21 results were found for your search terms Biometric data
Implanting the facial recognition system to carry out the academic evaluations of FUOC university students.
The principle of application is violated, since the processing of biometric data by students is not included in any of the exceptions provided for in Article 9.2 GDPR, for the processing of special categories of data.
Report in relation to the Draft Order approving the Catalog of electronic identification and signature systems
The consent of the affected personnel cannot be considered an adequate legal basis for the implementation of a time control system through facial recognition such as the one described in the consultation. It would be necessary to foresee this control system in a legal provision or in an applicable collective agreement, or where appropriate, in a pact or agreement resulting from collective bargaining, circumstances that do not seem to occur in the case analyzed.In any case, before the implementation of such a system, it is necessary to make an assessment of the impact on data protection in light of the specific circumstances in which the treatment is carried out to determine its legality and proportionality, including the analysis of the existence of less intrusive alternatives, and establish the appropriate guarantees.
It is not for this Authority to define the means by which citizens can be identified by electronic means in administrative procedures, nor to determine whether an identification system can reliably guarantee the identity of the applicant. A system of identification of the interested parties that collects together with the data of the DNI or identification document of the interested party his image and voice, can have like legal base the exercise of public powers conferred to the person in charge of the treatment in relation to the functions identification of those interested in the procedure provided for in the administrative procedure regulations. If specific technical means are used that allow the unambiguous identification or authentication of an individual, it will involve the processing of biometric data and therefore special categories of data. In order for this data processing to be lawful and in accordance with data protection regulations, it must have the valid consent of the data subject and comply with the other principles of the RGPD, including the principle of minimization, so that, given the specific circumstances of the procedure or procedures in which it is intended to be applied, it passes the judgment of proportionality.
To treat biometric data it is necessary that one of the foreseen circumstances contributes to the article|item 9.2 RGPD that allow the treatment of special categories of data. With character previous to start the treatment, it is necessary to carry out an evaluation of impact related to data protection, when the treatment entails a high risk. In the collection of the data cash has to be made the law|right of information.

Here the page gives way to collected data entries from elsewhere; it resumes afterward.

@@ -118,7 +122,7 @@
     hipEvent_t ev_det[2] = {nullptr, nullptr};
     hipEvent_t ev_reid[3] = {nullptr, nullptr, nullptr};
     bool finalized = false;
-    struct Options { int c3_fused = 1, bneck_fused = 1, bneck_cv3 = 1, front_fused = 1, crop_per_pixel = 0, sparse_head = 1, ff_ablate = 0, c3_ablate = 0, reid_block_fused = 1, head_side = 1, fuse_upsample = 1, sppf_sep = 1, fuse_s2_pw = 1; } opt;
+    struct Options { int c3_fused = 1, bneck_fused = 1, bneck_cv3 = 1, front_fused = 1, crop_per_pixel = 0, sparse_head = 1, ff_ablate = 0, c3_ablate = 0, reid_block_fused = 1, head_side = 1, fuse_upsample = 1, sppf_sep = 1, fuse_s2_pw = 1, embed_kept_only = 1; } opt;
     std::vector<void*> allocs;
     std::vector<void*> host_allocs;
 
@@ -171,6 +175,9 @@
     unsigned reid_seq = 0;
     std::vector<int> crop_scratch;
     struct FrameDets { std::vector<double> xyxy, conf; std::vector<int> label; };
+    struct EmbedFilter { bool valid = false; double min_confidence = 0, nms_max_overlap = 0; };
+    EmbedFilter stream_flt;
+    long long boxes_detected = 0, crops_embedded = 0;
     struct Pending {
         const void* frames; int b, h, w, slot;
         int stage = 0;
@@ -178,6 +185,9 @@
         int fslot = 0;
         std::vector<FrameDets> fd;
         std::vector<int> row0;
+        bool filtered = false;
+        EmbedFilter flt;
+        std::vector<std::vector<std::pair<int, vc::Prepared>>> prep;
         std::vector<float> inj_det; std::vector<int> inj_cnt; int inj_b = 0, inj_n = 0;
     };
     std::vector<Pending> pending;
@@ -284,8 +294,8 @@
     ~ProfScope();
 };
 int tracker_init_pool(vc_engine* e);
-struct Prepared { std::vector<double> tlwh, conf; std::vector<int> feat_rows; };
 void prepare_dets(const double* xyxy, const double* conf, const int* rows, int k, const vc_tracker_params& p, Prepared& out);
+void prepare_dets(const double* xyxy, const double* conf, const int* rows, int k, double min_confidence, double nms_max_overlap, Prepared& out);
 void dsort_nms(const double* tlwh, const double* scores, int n, double max_overlap, std::vector<int>& keep);
 struct FrameClassDets { int label, tracker; Prepared dets; };
 int track_enqueue(vc_engine* e, int st, const std::vector<std::vector<FrameClassDets>>& frames, const float* d_feat, int W, int H,
diff --git a/vehicle-counting_amd/csrc/engine.hip b/vehicle-counting_amd/csrc/engine.hip
--- a/vehicle-counting_amd/csrc/engine.hip
+++ b/vehicle-counting_amd/csrc/engine.hip
@@ -166,6 +166,7 @@
         e->opt.c3_fused = env_int("VC_C3_FUSED", 1); e->opt.bneck_fused = env_int("VC_BNECK_FUSED", 1); e->opt.bneck_cv3 = env_int("VC_BNECK_CV3", 1);
         e->opt.front_fused = env_int("VC_FRONT_FUSED", 1); e->opt.crop_per_pixel = getenv("VC_CROP_PER_PIXEL") ? 1 : 0;
         e->opt.sparse_head = env_int("VC_SPARSE_HEAD", 1); e->opt.reid_block_fused = env_int("VC_REID_BLOCK_FUSED", 1); e->opt.head_side = env_int("VC_HEAD_SIDE", 1); e->opt.fuse_upsample = env_int("VC_FUSE_UPSAMPLE", 1); e->opt.sppf_sep = env_int("VC_SPPF_SEP", 1); e->opt.fuse_s2_pw = env_int("VC_FUSE_S2PW", 1);
+        e->opt.embed_kept_only = env_int("VC_EMBED_KEPT_ONLY", 1);
     }
     memcpy(e->anchors, kAnchors, sizeof(kAnchors));
     int st = VC_OK;
@@ -335,6 +336,7 @@
 int vc_engine_set_option(vc_engine* e, const char* name, int value) {
     VC_CHECK(e && name, VC_ERR_ARG, "null argument");
     const std::string n = name;
+    if (n == "embed_kept_only") { e->opt.embed_kept_only = value; return VC_OK; }
     if (n == "c3_fused") e->opt.c3_fused = value;
     else if (n == "bneck_fused") e->opt.bneck_fused = value;
     else if (n == "bneck_cv3") e->opt.bneck_cv3 = value;
diff --git a/vehicle-counting_amd/csrc/stream.hip b/vehicle-counting_amd/csrc/stream.hip
--- a/vehicle-counting_amd/csrc/stream.hip
+++ b/vehicle-counting_amd/csrc/stream.hip
@@ -1,5 +1,6 @@
 #include <algorithm>
 #include <cmath>
+#include <map>
 #include <numeric>
 
 #include <chrono>
@@ -141,24 +142,10 @@
 
 namespace {
 
-int issue_reid(vc_engine* e, vc_engine::Pending& pd) {
-    const int md = e->cfg.max_det, b = pd.b, h = pd.h, w = pd.w;
-    const float* h_det = e->h_det2[pd.slot];
-    const int* h_cnt = e->h_det_count2[pd.slot];
-    pd.fd.assign(b, FrameDets{});
+int all_crops(vc_engine* e, vc_engine::Pending& pd, std::vector<int>& crops) {
+    const int b = pd.b, h = pd.h, w = pd.w;
+    crops.clear();
     pd.row0.assign(b, 0);
-    for (int f = 0; f < b; ++f) {
-        VC_CHECK(h_cnt[f] >= 0 || pd.inj_b > 0, VC_ERR_CAPACITY, "frame %d: more than max_candidates (%d) boxes passed conf_thres; raise vc_engine_config.max_candidates", f,
-                 e->cfg.max_candidates);
-        if (pd.inj_b > 0) {
-            const int fi = f % pd.inj_b;
-            marshal(pd.inj_det.data() + (size_t)fi * pd.inj_n * 6, pd.inj_cnt[fi], pd.fd[f]);
-        } else {
-            marshal(h_det + (size_t)f * md * 6, h_cnt[f], pd.fd[f]);
-        }
-    }
-    std::vector<int>& crops = e->crop_scratch;
-    crops.clear();
     int k = 0;
     for (int f = 0; f < b; ++f) {
         pd.row0[f] = k;
@@ -179,20 +166,94 @@
             ++k;
         }
     }
-    pd.fslot = (int)(e->reid_seq++ % 3);
+    return VC_OK;
+}
+
+int enqueue_reid(vc_engine* e, vc_engine::Pending& pd, const int* crops, int k) {
     int* hc = e->h_crops2[pd.fslot];
     if (k > 0) {
-        memcpy(hc, crops.data(), (size_t)k * 5 * sizeof(int));
+        memcpy(hc, crops, (size_t)k * 5 * sizeof(int));
         VC_HIP(hipMemcpyAsync(e->d_crops2[pd.fslot], hc, (size_t)k * 5 * sizeof(int), hipMemcpyHostToDevice, e->rstream));
-        VC_TRY(run_reid_on(e, (const uint8_t*)pd.frames, h, w, k, e->d_crops2[pd.fslot], e->d_feat2[pd.fslot], e->rstream));
+        VC_TRY(run_reid_on(e, (const uint8_t*)pd.frames, pd.h, pd.w, k, e->d_crops2[pd.fslot], e->d_feat2[pd.fslot], e->rstream));
     }
     VC_HIP(hipEventRecord(e->ev_reid[pd.fslot], e->rstream));
+    e->crops_embedded += k;
+    return VC_OK;
+}
+
+int issue_reid(vc_engine* e, vc_engine::Pending& pd, const vc_engine::EmbedFilter& flt) {
+    const int md = e->cfg.max_det, b = pd.b;
+    const float* h_det = e->h_det2[pd.slot];
+    const int* h_cnt = e->h_det_count2[pd.slot];
+    pd.fd.assign(b, FrameDets{});
+    for (int f = 0; f < b; ++f) {
+        VC_CHECK(h_cnt[f] >= 0 || pd.inj_b > 0, VC_ERR_CAPACITY, "frame %d: more than max_candidates (%d) boxes passed conf_thres; raise vc_engine_config.max_candidates", f,
+                 e->cfg.max_candidates);
+        if (pd.inj_b > 0) {
+            const int fi = f % pd.inj_b;
+            marshal(pd.inj_det.data() + (size_t)fi * pd.inj_n * 6, pd.inj_cnt[fi], pd.fd[f]);
+        } else {
+            marshal(h_det + (size_t)f * md * 6, h_cnt[f], pd.fd[f]);
+        }
+    }
+    std::vector<int>& crops = e->crop_scratch;
+    VC_TRY(all_crops(e, pd, crops));
+    int k = (int)(crops.size() / 5);
+    e->boxes_detected += k;
+    pd.filtered = e->opt.embed_kept_only != 0 && flt.valid;
+    pd.flt = flt;
+    pd.prep.clear();
+    if (pd.filtered) {
+        pd.prep.resize(b);
+        std::map<int, std::vector<int>> by_label;
+        std::vector<int> row_of;
+        std::vector<double> bx, cf;
+        int kept = 0;
+        for (int f = 0; f < b; ++f) {
+            const FrameDets& d = pd.fd[f];
+            const int nf = (int)d.conf.size();
+            by_label.clear();
+            for (int i = 0; i < nf; ++i) by_label[d.label[i]].push_back(i);
+            row_of.assign(nf, -1);
+            for (auto& lg : by_label) {
+                const std::vector<int>& g = lg.second;
+                bx.resize(g.size() * 4); cf.resize(g.size());
+                for (size_t i = 0; i < g.size(); ++i) {
+                    memcpy(&bx[i * 4], &d.xyxy[(size_t)g[i] * 4], 4 * sizeof(double));
+                    cf[i] = d.conf[g[i]];
+                }
+                pd.prep[f].emplace_back(lg.first, Prepared{});
+                Prepared& pr = pd.prep[f].back().second;
+                prepare_dets(bx.data(), cf.data(), g.data(), (int)g.size(), flt.min_confidence, flt.nms_max_overlap, pr);
+                for (int r : pr.feat_rows) row_of[r] = 0;
+            }
+            for (int i = 0; i < nf; ++i)
+                if (row_of[i] == 0) {
+                    memmove(&crops[(size_t)kept * 5], &crops[(size_t)(pd.row0[f] + i) * 5], 5 * sizeof(int));
+                    row_of[i] = kept++;
+                }
+            for (auto& lp : pd.prep[f])
+                for (int& r : lp.second.feat_rows) r = row_of[r];
+        }
+        k = kept;
+    }
+    pd.fslot = (int)(e->reid_seq++ % 3);
+    VC_TRY(enqueue_reid(e, pd, crops.data(), k));
     pd.stage = 1;
     return VC_OK;
 }
 
+int reembed_unfiltered(vc_engine* e, vc_engine::Pending& pd) {
+    VC_HIP(hipEventSynchronize(e->ev_reid[pd.fslot]));
+    std::vector<int>& crops = e->crop_scratch;
+    VC_TRY(all_crops(e, pd, crops));
+    pd.filtered = false;
+    pd.prep.clear();
+    return enqueue_reid(e, pd, crops.data(), (int)(crops.size() / 5));
+}
+
 int issue_reid_or_drop(vc_engine* e, size_t idx) {
-    const int st = issue_reid(e, e->pending[idx]);
+    const int st = issue_reid(e, e->pending[idx], e->stream_flt);
     if (st != VC_OK) e->pending.erase(e->pending.begin() + idx);
     return st;
 }
@@ -208,7 +269,7 @@
     embedded += (int)e->jobs.size();
     if (embedded >= 3) return;
     if (hipEventQuery(e->ev_det[e->pending[next].slot]) != hipSuccess) return;
-    if (issue_reid(e, e->pending[next]) != VC_OK) e->pending[next].embed_refused = true;
+    if (issue_reid(e, e->pending[next], e->stream_flt) != VC_OK) e->pending[next].embed_refused = true;
 }
 
 }
@@ -219,15 +280,42 @@
                                   int stage, int cap_rows_per_frame, std::vector<int>& ndet) {
     const int b = pd.b;
     ndet.assign(b, 0);
+    for (int f = 0; f < b; ++f) {
+        const int cam = cam_of_frame ? cam_of_frame[f] : 0;
+        VC_CHECK(cam >= 0 && cam < n_cam, VC_ERR_ARG, "frame %d: camera index %d outside [0, %d)", f, cam, n_cam);
+    }
+    if (pd.filtered) {
+        bool same = true;
+        for (int f = 0; f < b && same; ++f) {
+            const int* trackers = all_trackers + (size_t)(cam_of_frame ? cam_of_frame[f] : 0) * num_classes;
+            for (const auto& lp : pd.prep[f]) {
+                if (lp.first < 0 || lp.first >= num_classes) continue;
+                const int ts = tracker_slot(e->trackers, trackers[lp.first]);
+                if (ts < 0) continue;
+                const vc_tracker_params& p = e->trackers[ts]->p;
+                if (p.min_confidence != pd.flt.min_confidence || p.nms_max_overlap != pd.flt.nms_max_overlap) { same = false; break; }
+            }
+        }
+        if (!same) VC_TRY(reembed_unfiltered(e, pd));
+    }
     std::vector<std::vector<FrameClassDets>> frames(b);
     std::vector<std::vector<int>> by_class(num_classes);
     for (int f = 0; f < b; ++f) {
         const int cam = cam_of_frame ? cam_of_frame[f] : 0;
-        VC_CHECK(cam >= 0 && cam < n_cam, VC_ERR_ARG, "frame %d: camera index %d outside [0, %d)", f, cam, n_cam);
         const int* trackers = all_trackers + (size_t)cam * num_classes;
         FrameDets& d = pd.fd[f];
         ndet[f] = (int)d.conf.size();
         if (d.conf.empty()) continue;
+        if (pd.filtered) {
+            for (auto& lp : pd.prep[f]) {
+                const int c = lp.first;
+                if (c < 0 || c >= num_classes) continue;
+                const int ts = tracker_slot(e->trackers, trackers[c]);
+                VC_CHECK(ts >= 0, VC_ERR_NOTFOUND, "bad or stale tracker handle %d for class %d", trackers[c], c);
+                frames[f].push_back(FrameClassDets{c, ts, std::move(lp.second)});
+            }
+            continue;
+        }
         for (size_t i = 0; i < d.label.size(); ++i)
             if (d.label[i] >= 0 && d.label[i] < num_classes) by_class[d.label[i]].push_back((int)i);
         for (int c = 0; c < num_classes; ++c) {
@@ -291,6 +379,17 @@
     VC_CHECK(e->finalized && e->cfg.with_detector && e->cfg.with_reid, VC_ERR_STATE, "engine not finalized");
     VC_HIP(hipSetDevice(e->cfg.device));
     VC_CHECK(e->jobs.size() < 2, VC_ERR_STATE, "two asynchronous batches are already outstanding: call vc_stream_collect");
+    {
+        vc_engine::EmbedFilter flt;
+        for (int i = 0; i < n_cam * num_classes; ++i) {
+            const int ts = tracker_slot(e->trackers, trackers[i]);
+            if (ts < 0) { flt.valid = false; break; }
+            const vc_tracker_params& p = e->trackers[ts]->p;
+            if (i == 0) { flt.valid = true; flt.min_confidence = p.min_confidence; flt.nms_max_overlap = p.nms_max_overlap; }
+            else if (p.min_confidence != flt.min_confidence || p.nms_max_overlap != flt.nms_max_overlap) { flt.valid = false; break; }
+        }
+        e->stream_flt = flt;
+    }
     vc_engine::Pending pd;
     VC_TRY(take_front(e, frames_dev, b, h, w, pd));
     vc_engine::AsyncJob job;
@@ -332,8 +431,10 @@
     VC_CHECK(e && frames_dev && out_rows7 && out_n && out_feat_dev, VC_ERR_ARG, "null argument");
     VC_CHECK(e->finalized && e->cfg.with_detector && e->cfg.with_reid, VC_ERR_STATE, "engine not finalized");
     VC_HIP(hipSetDevice(e->cfg.device));
+    e->stream_flt = vc_engine::EmbedFilter{};
     vc_engine::Pending pd;
     VC_TRY(take_front(e, frames_dev, b, h, w, pd));
+    if (pd.filtered) VC_TRY(reembed_unfiltered(e, pd));
     VC_HIP(hipEventSynchronize(e->ev_reid[pd.fslot]));
     int n = 0;
     for (int f = 0; f < b; ++f) n += (int)pd.fd[f].conf.size();
@@ -409,6 +510,15 @@
     e->pending.clear();
     if (e->cstream) VC_HIP(hipStreamSynchronize(e->cstream));
     for (bool& st : e->ingest_staged) st = false;
+    e->stream_flt = vc_engine::EmbedFilter{};
+    e->boxes_detected = e->crops_embedded = 0;
+    return VC_OK;
+}
+
+int vc_stream_crop_stats(vc_engine* e, int64_t* boxes_detected, int64_t* crops_embedded) {
+    VC_CHECK(e && boxes_detected && crops_embedded, VC_ERR_ARG, "null argument");
+    *boxes_detected = e->boxes_detected;
+    *crops_embedded = e->crops_embedded;
     return VC_OK;
 }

Biometric data subject to specific technical processing for biometric recognition purposes, whether in the form of identification or biometric authentication, should be considered as a special category of data. Thus, this consideration would be given to both the fingerprint, to which specific technical treatment is applied, when used for the purpose of authenticating the identity of a natural person, and the biometric signature obtained on a tablet, measuring the formation of letters, the direction of traits, pressure and other unique dynamic characteristics, insofar as it is submitted for specific technical treatment in order to confirm authorship.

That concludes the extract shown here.